You could never do it right, was often said around this research, and that is also apparent from the first reactions. Veterans and Indo-Dutch people feel shortchanged, and those who believe that the state owes Indonesia a debt of honor say that your terminology is not hard enough. Did you experience it that way from the start?
“No, not that we could never get it right. It is true that we will never be able to convince some. We are not addressing individual veterans, I hope that message gets across when they read our research. We are indebted to them, to their diaries and stories. The pain is that the political and military leadership has never taken responsibility. To the people on the other end of the spectrum, I say: extreme violence includes war crimes. Let there be no doubt about that. It is by no means a new euphemism in the category of excesses or incidents. It will be important to them what the politicians do with our findings.’
Despite the pressure from these interest groups, did you feel completely free in drawing your conclusions?

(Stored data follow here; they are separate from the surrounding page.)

+                    const float xv = __int_as_float(__builtin_amdgcn_readlane(__float_as_int(xs), lb + q * 4 + u));
+#pragma unroll
+                    for (int e = 0; e < 4; e++)
+                        p[e] = fmaf(xv, u == 0 ? w[e].x : u == 1 ? w[e].y : u == 2 ? w[e].z : w[e].w, p[e]);
+                }
+            }
+        } else if (kn == 32) {
+#pragma unroll
+            for (int q = 0; q < 4; q++) {
+                float w[8][4];
+#pragma unroll
+                for (int u = 0; u < 8; u++)
+#pragma unroll
+                    for (int e = 0; e < 4; e++) w[u][e] = wk[(q * 8 + u) * kp + jj[e]];
+#pragma unroll
+                for (int u = 0; u < 8; u++) {
+                    const float xv = __int_as_float(__builtin_amdgcn_readlane(__float_as_int(xs), lb + q * 8 + u));
+#pragma unroll
+                    for (int e = 0; e < 4; e++) p[e] = fmaf(xv, w[u][e], p[e]);
+                }
+            }
+        } else {
+            for (int kk = 0; kk < kn; kk++) {
+                const float xv = __int_as_float(__builtin_amdgcn_readlane(__float_as_int(xs), lb + kk));
+#pragma unroll
+                for (int e = 0; e < 4; e++) p[e] = fmaf(xv, wk[kk * kp + jj[e]], p[e]);
+            }
+        }
+#pragma unroll
+        for (int e = 0; e < 4; e++) acc[e][gi] = p[e];
+    }
+#pragma unroll
+    for (int e = 0; e < 4; e++) {
+        const int j = lane + e * kWave;
+        if (j < t.K) {
+            float v = t.kg > 1 ? acc[e][0] + acc[e][1] : acc[e][0];
+            if (t.drop.on) v *= drop_factor(t.drop, (int)myrow, j);
+            t.dxo[myrow * t.lddxo + j] = v;
+            if (e < 2) dyl[e] = v;
+        }
+    }
+}
+
 constexpr int kBwdRowsPerWave = 1;
 __global__ __launch_bounds__(kBlock) void ln_act_bwd_kernel(
     const float* __restrict__ dy, int64_t lddy, const float* __restrict__ y, int64_t ldy,
@@ -76,33 +244,7 @@
     float* wt = lds + (norm ? (size_t)8 * d : 0);
     const int kp = t.K + 1;
     const int wregion = t.dma ? (t.K * d + 255) / 256 * 256 : d * kp;
-    if (t.W && t.dma) {
-        const int P = d >> 2, sh = __ffs(P) - 1, total4 = t.K * P;
-        for (int base4 = wave * kWave; base4 < total4; base4 += kBlock) {
-            const int sl = min(base4 + lane, total4 - 1);
-            const int j = sl >> sh, src4 = (j << sh) + ((sl & (P - 1)) ^ (j & (P - 1)));
-            __builtin_amdgcn_global_load_lds((const __attribute__((address_space(1))) void*)(t.W + (int64_t)src4 * 4),
-                                             (__attribute__((address_space(3))) void*)(wt + (int64_t)base4 * 4), 16, 0, 0);
-        }
-    } else if (t.W) {
-        const int total4 = t.K * d / 4;
-        const float inv_d = 1.0f / (float)d;
-        constexpr int kU = 32;
-        float4 v[kU];
-        const float4* W4 = reinterpret_cast<const float4*>(t.W);
-#pragma unroll
-        for (int u = 0; u < kU; u++) { const int i4 = threadIdx.x + u * kBlock; if (i4 < total4) v[u] = W4[i4]; }
-#pragma unroll
-        for (int u = 0; u < kU; u++) {
-            const int i4 = threadIdx.x + u * kBlock;
-            if (i4 < total4) {
-                const int i = i4 * 4;
-                const int j = (int)(((float)i + 0.5f) * inv_d), k = i - j * d;
-                float* w = wt + k * kp + j;
-                w[0] = v[u].x; w[kp] = v[u].y; w[2 * kp] = v[u].z; w[3 * kp] = v[u].w;
-            }
-        }
-    }
+    ln_bwd_stage(t, d, wt, kp, lane, wave);
     if (norm) for (int c = lane; c < 2 * d; c += kWave) my[c] = 0.f;
     float gk[2] = {0.f, 0.f};
     bool have = false;
@@ -111,30 +253,7 @@
         const int64_t row = row0 + k;
         if (row >= n) break;
         have = true; myrow = row;
-        const float* gr = dy + row * lddy;
-        const float* yr = y + row * ldy;
-        float* dr = dx + row * lddx;
-        if (!norm) {
-            for (int c = lane; c < d; c += kWave) {
-                const float g = (relu && !(yr[c] > 0.f)) ? 0.f : gr[c];
-                dr[c] = g;
-                if (c < 2 * kWave) gk[c / kWave] = g;
-            }
-            continue;
-        }
-        const float* hr = xhat + row * (int64_t)d;
-        float s1 = 0.f, s2 = 0.f;
-        for (int c = lane; c < d; c += kWave) {
-            const float g = (relu && !(yr[c] > 0.f)) ? 0.f : gr[c];
-            ln_bwd_stats(g, hr[c], scale[c], my[c], my[d + c], s1, s2);
-        }
-        const float m1 = wave_sum(s1) / (float)d, m2 = wave_sum(s2) / (float)d, r = rstd[row];
-        for (int c = lane; c < d; c += kWave) {
-            const float g = (relu && !(yr[c] > 0.f)) ? 0.f : gr[c];
-            const float o = ln_bwd_out(g, hr[c], scale[c], m1, m2, r);
-            dr[c] = o;
-            if (c < 2 * kWave) gk[c / kWave] = o;
-        }
+        ln_bwd_row(dy, lddy, y, ldy, xhat, rstd, scale, d, norm, relu, dx, lddx, row, lane, my, gk);
     }
     if (!norm && !t.W) return;
     if (t.dma) asm volatile("s_waitcnt vmcnt(0)" ::: "memory");
@@ -149,77 +268,7 @@
     float* my2 = lds + (norm ? (size_t)8 * d : 0) + (size_t)wregion + (size_t)wave * 2 * d2;
     if (nx.y && nx.norm) for (int c = lane; c < 2 * d2; c += kWave) my2[c] = 0.f;
     float dyl[2] = {0.f, 0.f};
-    if (have) {
-    float acc[4][2];
-#pragma unroll
-    for (int e = 0; e < 4; e++) { acc[e][0] = 0.f; acc[e][1] = 0.f; }
-    int jj[4];
-#pragma unroll
-    for (int e = 0; e < 4; e++) jj[e] = lane + e * kWave < t.K ? lane + e * kWave : 0;
-    int rowf[4], sw[4];
-    const int Pm = (d >> 2) - 1;
-#pragma unroll
-    for (int e = 0; e < 4; e++) { rowf[e] = jj[e] * d; sw[e] = jj[e] & Pm; }
-    for (int s0 = 0; s0 * 32 < d; s0++) {
-        const int gi = t.kg > 1 ? (s0 & 1) : 0;
-        const float xs = s0 < 2 ? gk[0] : gk[1];
-        const int kb = s0 * 32, lb = kb & (kWave - 1);
-        const int kn = min(32, d - kb);
-        const float* wk = wt + kb * kp;
-        float p[4];
-#pragma unroll
-        for (int e = 0; e < 4; e++) p[e] = acc[e][gi];
-        if (t.dma) {
-#pragma unroll
-            for (int q = 0; q < 8; q++) {
-                const int c = (kb >> 2) + q;
-                float4 w[4];
-#pragma unroll
-                for (int e = 0; e < 4; e++) w[e] = *reinterpret_cast<const float4*>(wt + rowf[e] + ((c ^ sw[e]) << 2));
-#pragma unroll
-                for (int u = 0; u < 4; u++) {
-                    const float xv = __int_as_float(__builtin_amdgcn_readlane(__float_as_int(xs), lb + q * 4 + u));
-#pragma unroll
-                    for (int e = 0; e < 4; e++)
-                        p[e] = fmaf(xv, u == 0 ? w[e].x : u == 1 ? w[e].y : u == 2 ? w[e].z : w[e].w, p[e]);
-                }
-            }
-        } else if (kn == 32) {
-#pragma unroll
-            for (int q = 0; q < 4; q++) {
-                float w[8][4];
-#pragma unroll
-                for (int u = 0; u < 8; u++)
-#pragma unroll
-                    for (int e = 0; e < 4; e++) w[u][e] = wk[(q * 8 + u) * kp + jj[e]];
-#pragma unroll
-                for (int u = 0; u < 8; u++) {
-                    const float xv = __int_as_float(__builtin_amdgcn_readlane(__float_as_int(xs), lb + q * 8 + u));
-#pragma unroll
-                    for (int e = 0; e < 4; e++) p[e] = fmaf(xv, w[u][e], p[e]);
-                }
-            }
-        } else {
-            for (int kk = 0; kk < kn; kk++) {
-                const float xv = __int_as_float(__builtin_amdgcn_readlane(__float_as_int(xs), lb + kk));
-#pragma unroll
-                for (int e = 0; e < 4; e++) p[e] = fmaf(xv, wk[kk * kp + jj[e]], p[e]);
-            }
-        }
-#pragma unroll
-        for (int e = 0; e < 4; e++) acc[e][gi] = p[e];
-    }
-#pragma unroll
-    for (int e = 0; e < 4; e++) {
-        const int j = lane + e * kWave;
-        if (j < t.K) {
-            float v = t.kg > 1 ? acc[e][0] + acc[e][1] : acc[e][0];
-            if (t.drop.on) v *= drop_factor(t.drop, (int)myrow, j);
-            t.dxo[myrow * t.lddxo + j] = v;
-            if (e < 2) dyl[e] = v;
-        }
-    }
-    }
+    if (have) ln_bwd_tail_row(t, d, wt, kp, gk, myrow, lane, dyl);
     if (!nx.y) return;
     if (have) {
         const float* yr = nx.y + myrow * nx.ldy;
@@ -256,6 +305,55 @@
     float* out2 = nx.partial + (size_t)blockIdx.x * 2 * d2;
     for (int c = threadIdx.x; c < 2 * d2; c += kBlock)
         out2[c] = (l2[c] + l2[2 * d2 + c]) + (l2[4 * d2 + c] + l2[6 * d2 + c]);
+}
+
+constexpr int kLnStreamBlocks = 1024;
+template <bool kTail>
+__global__ __launch_bounds__(kBlock) void ln_act_bwd_stream_kernel(
+    const float* __restrict__ dy, int64_t lddy, const float* __restrict__ y, int64_t ldy,
+    const float* __restrict__ xhat, const float* __restrict__ rstd, const float* __restrict__ scale,
+    int32_t n, int32_t d, int32_t norm, int32_t relu, float* __restrict__ dx, int64_t lddx,
+    float* __restrict__ partial , LnBwdDx t) {
+    extern __shared__ float lds[];
+    const int lane = threadIdx.x & 63, wave = threadIdx.x / kWave;
+    float* my = lds + (size_t)wave * 2 * d;
+    float* wt = lds + (norm ? (size_t)8 * d : 0);
+    const int kp = t.K + 1;
+    if (kTail) ln_bwd_stage(t, d, wt, kp, lane, wave);
+    if (norm) for (int c = lane; c < 2 * d; c += kWave) my[c] = 0.f;
+    if (kTail) {
+        if (t.dma) asm volatile("s_waitcnt vmcnt(0)" ::: "memory");
+        __syncthreads();
+    }
+    const int64_t stride = (int64_t)gridDim.x * (kBlock / kWave);
+    const int64_t first = (int64_t)blockIdx.x * (kBlock / kWave) + wave;
+    if (d <= 2 * kWave) {
+        float cs[4] = {0.f, 0.f, 0.f, 0.f}, sc[2] = {0.f, 0.f};
+        if (norm) {
+            if (lane < d) sc[0] = scale[lane];
+            if (lane + kWave < d) sc[1] = scale[lane + kWave];
+        }
+        for (int64_t row = first; row < n; row += stride) {
+            float gk[2], dyl[2];
+            ln_bwd_row_regs(dy, lddy, y, ldy, xhat, rstd, sc, d, norm, relu, dx, lddx, row, lane, cs, gk);
+            if (kTail) ln_bwd_tail_row(t, d, wt, kp, gk, row, lane, dyl);
+        }
+        if (norm) {
+            if (lane < d) { my[lane] = cs[0]; my[d + lane] = cs[2]; }
+            if (lane + kWave < d) { my[lane + kWave] = cs[1]; my[d + lane + kWave] = cs[3]; }
+        }
+    } else {
+        for (int64_t row = first; row < n; row += stride) {
+            float gk[2] = {0.f, 0.f}, dyl[2];
+            ln_bwd_row(dy, lddy, y, ldy, xhat, rstd, scale, d, norm, relu, dx, lddx, row, lane, my, gk);
+            if (kTail) ln_bwd_tail_row(t, d, wt, kp, gk, row, lane, dyl);
+        }
+    }
+    if (!norm) return;
+    __syncthreads();
+    float* out = partial + (size_t)blockIdx.x * 2 * d;
+    for (int c = threadIdx.x; c < 2 * d; c += kBlock)
+        out[c] = (lds[c] + lds[2 * d + c]) + (lds[4 * d + c] + lds[6 * d + c]);
 }
 
 __global__ void ln_param_reduce_kernel(const float* __restrict__ partial, int32_t nblk, int32_t d,
@@ -696,6 +794,12 @@
 extern "C" int64_t sgcn_ln_act_bwd_ws_floats(int32_t n, int32_t d) {
     const int64_t blocks = ((int64_t)n + 4 * kBwdRowsPerWave - 1) / (4 * kBwdRowsPerWave);
     return blocks * 2 * d;
+}
+
+constexpr int32_t kLnStreamRowsDefault = 16384;
+bool sgcn::ln_bwd_streams(int32_t n) {
+    const int knob = tune_get("ln_bwd_stream_rows");
+    return knob >= 0 && n > (knob > 0 ? knob : kLnStreamRowsDefault);
 }
 
 int sgcn::ln_act_bwd_launch(const float* dy, int64_t lddy, const float* y, int64_t ldy, const float* xhat,
@@ -737,9 +841,24 @@
         }
     }
     const int rows_per_block = 4 * kBwdRowsPerWave;
-    const unsigned blocks = (unsigned)((n + rows_per_block - 1) / rows_per_block);
-    hipLaunchKernelGGL(ln_act_bwd_kernel, dim3(blocks), dim3(kBlock), lds, st, dy, lddy, y, ldy, xhat, rstd, scale, n, d, norm,
-                       relu, dx, lddx, ws, t, nx);
+    unsigned blocks = (unsigned)((n + rows_per_block - 1) / rows_per_block);
+    if (!nx.y && ln_bwd_streams(n)) {
+        blocks = (unsigned)std::min<int64_t>(kLnStreamBlocks, ((int64_t)n + 3) / 4);
+        static size_t raised_stream = 0;
+        if (lds > 64 * 1024 && lds > raised_stream) {
+            (void)hipFuncSetAttribute(reinterpret_cast<const void*>(&ln_act_bwd_stream_kernel<true>), hipFuncAttributeMaxDynamicSharedMemorySize, 160 * 1024);
+            raised_stream = 160 * 1024;
+        }
+        if (t.W)
+            hipLaunchKernelGGL(ln_act_bwd_stream_kernel<true>, dim3(blocks), dim3(kBlock), lds, st, dy, lddy, y, ldy, xhat, rstd, scale,
+                               n, d, norm, relu, dx, lddx, ws, t);
+        else
+            hipLaunchKernelGGL(ln_act_bwd_stream_kernel<false>, dim3(blocks), dim3(kBlock), lds, st, dy, lddy, y, ldy, xhat, rstd, scale,
+                               n, d, norm, relu, dx, lddx, ws, t);
+    } else {
+        hipLaunchKernelGGL(ln_act_bwd_kernel, dim3(blocks), dim3(kBlock), lds, st, dy, lddy, y, ldy, xhat, rstd, scale, n, d, norm,
+                           relu, dx, lddx, ws, t, nx);
+    }
     if (nblk) *nblk = norm ? (int32_t)blocks : 0;
     if (norm && reduce_params)
         hipLaunchKernelGGL(ln_param_reduce_kernel, dim3((2 * d + kLnRedCols - 1) / kLnRedCols), dim3(256), 0, st, ws,
diff --git a/stochastic_gcn_amd/csrc/sgcn_dev.h b/stochastic_gcn_amd/csrc/sgcn_dev.h
--- a/stochastic_gcn_amd/csrc/sgcn_dev.h
+++ b/stochastic_gcn_amd/csrc/sgcn_dev.h
@@ -265,6 +265,7 @@
     }
 }
 
+bool ln_bwd_streams(int32_t n);
 int ln_act_bwd_launch(const float* dy, int64_t lddy, const float* y, int64_t ldy, const float* xhat,
                       const float* rstd, const float* scale, int32_t n, int32_t d, int32_t relu, float* dx,
                       int64_t lddx, float* doffset, float* dscale, float* ws, bool reduce_params, int32_t* nblk,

‘Yes, nothing was certain for us. Except that we wanted to view this war within the continuity with the pre-war period. We have gradually established that we have actually completed the work that was done in 1949 by the officials Van Rij and Stam, who already then made an initial inventory of abuses. The consulted professor Belinfante warned the cabinet: if we continue with this, the responsibility of the military and political leadership for the crimes described will also be discussed. Because the extreme violence had no legal basis whatsoever. That was one reason to put the report in a drawer. In 1969 it came out again, for the hasty Excess note, but even then they did as little as possible with it. Fortunately we were able to follow our own line.’
Historian Martin Bossenbroek wrote in last week EW that ‘a battle of directions’ has taken place within the research team. Is that right?
‘There has been heated debate. It is a large group of researchers, with differences in views, age and background. That was a very interesting process. The outcome would be that the conclusion would be a joint product of the three institutes, with a final work by the editors of all sub-projects and supported by all researchers – and not by one, my colleague Gert Oostindie, as was originally intended. Those discussions have led, for example, to the radical decision that we have stayed away from legal concepts, because these ultimately offer little guidance for historical research and even narrow the view.’
Could it be that the perception of violence was different then than it is now? Violence had chased the Germans away, you could achieve something with violence.
‘You can see some of that in the sub-study on the use of heavy weapons. Of how soldiers thought, who were trained by the Allies. But in memoirs that deal with extreme violence, you often explicitly read the realization: what we are doing here is actually what the Germans and the Japanese did. We are no better. And rightly so, because to put it bluntly: if you read some documents, Putten has nothing to do with it (razzia in 1944 by the Germans who killed 552 men, red.† And it is not just one Putten, there are many. It was one reprisal after another. Pure revenge.’
Does the fact that a new generation of historians have a different professional view also play a role? Researcher Anne-Lot Hoek posthumously accused Cees Fasseur of ‘an evasive attitude’, while he himself would have said that he looked at history neutrally.
‘The most extreme thing I’ve heard about us is that we would write a kind of woke history. Nonsense. We deal with things that have been the subject of discussion for seventy years. What does play a role, more at the meta level, is that historians are part of society, which now looks at colonialism and colonial relationships differently. Ditto for the history of slavery. I would rather call Fasseur’s gaze ambivalent. It was less obvious to look critically at history.’
But aren’t we seeing a shift from neutrality to morality? Someone like historian Henk Wesseling didn’t justify anything, but he did make it understandable that the cabinet in 1969 was not in the mood for ‘non-concealing language’.
‘Wesseling and Fasseur also had morals. They were neutral from a Dutch perspective: you had to see colonialism in its time. But who do you ask? To the Javanese who were left behind in 1830 after 200,000 were killed on the Indonesian side during the Java War? They did not think that colonialism was so self-evident. I think we look at things with a more objective view. More versatile. Polyphony, and that takes us further.’
Lou de Jong, your legendary predecessor, changed ‘war crimes’ into ‘excesses’ in 1988 under pressure. This research now coines the term ‘extreme violence’. Has the circle come full circle and the last word said?
“I do think we are at the end of a cycle. If you put everything that appears now together, you get a cohesive picture that is different from what has existed for decades. The perspective seems tilted. Any political consequences of that are not up to us.’
The summary final part of the research team is called Across the border. Dutch extreme violence in the Indonesian war of independence 1945-1949 and was published on Thursday by Amsterdam University Press. A total of twelve partial publications will be published this year, which will also be available digitally (open access) in addition to books.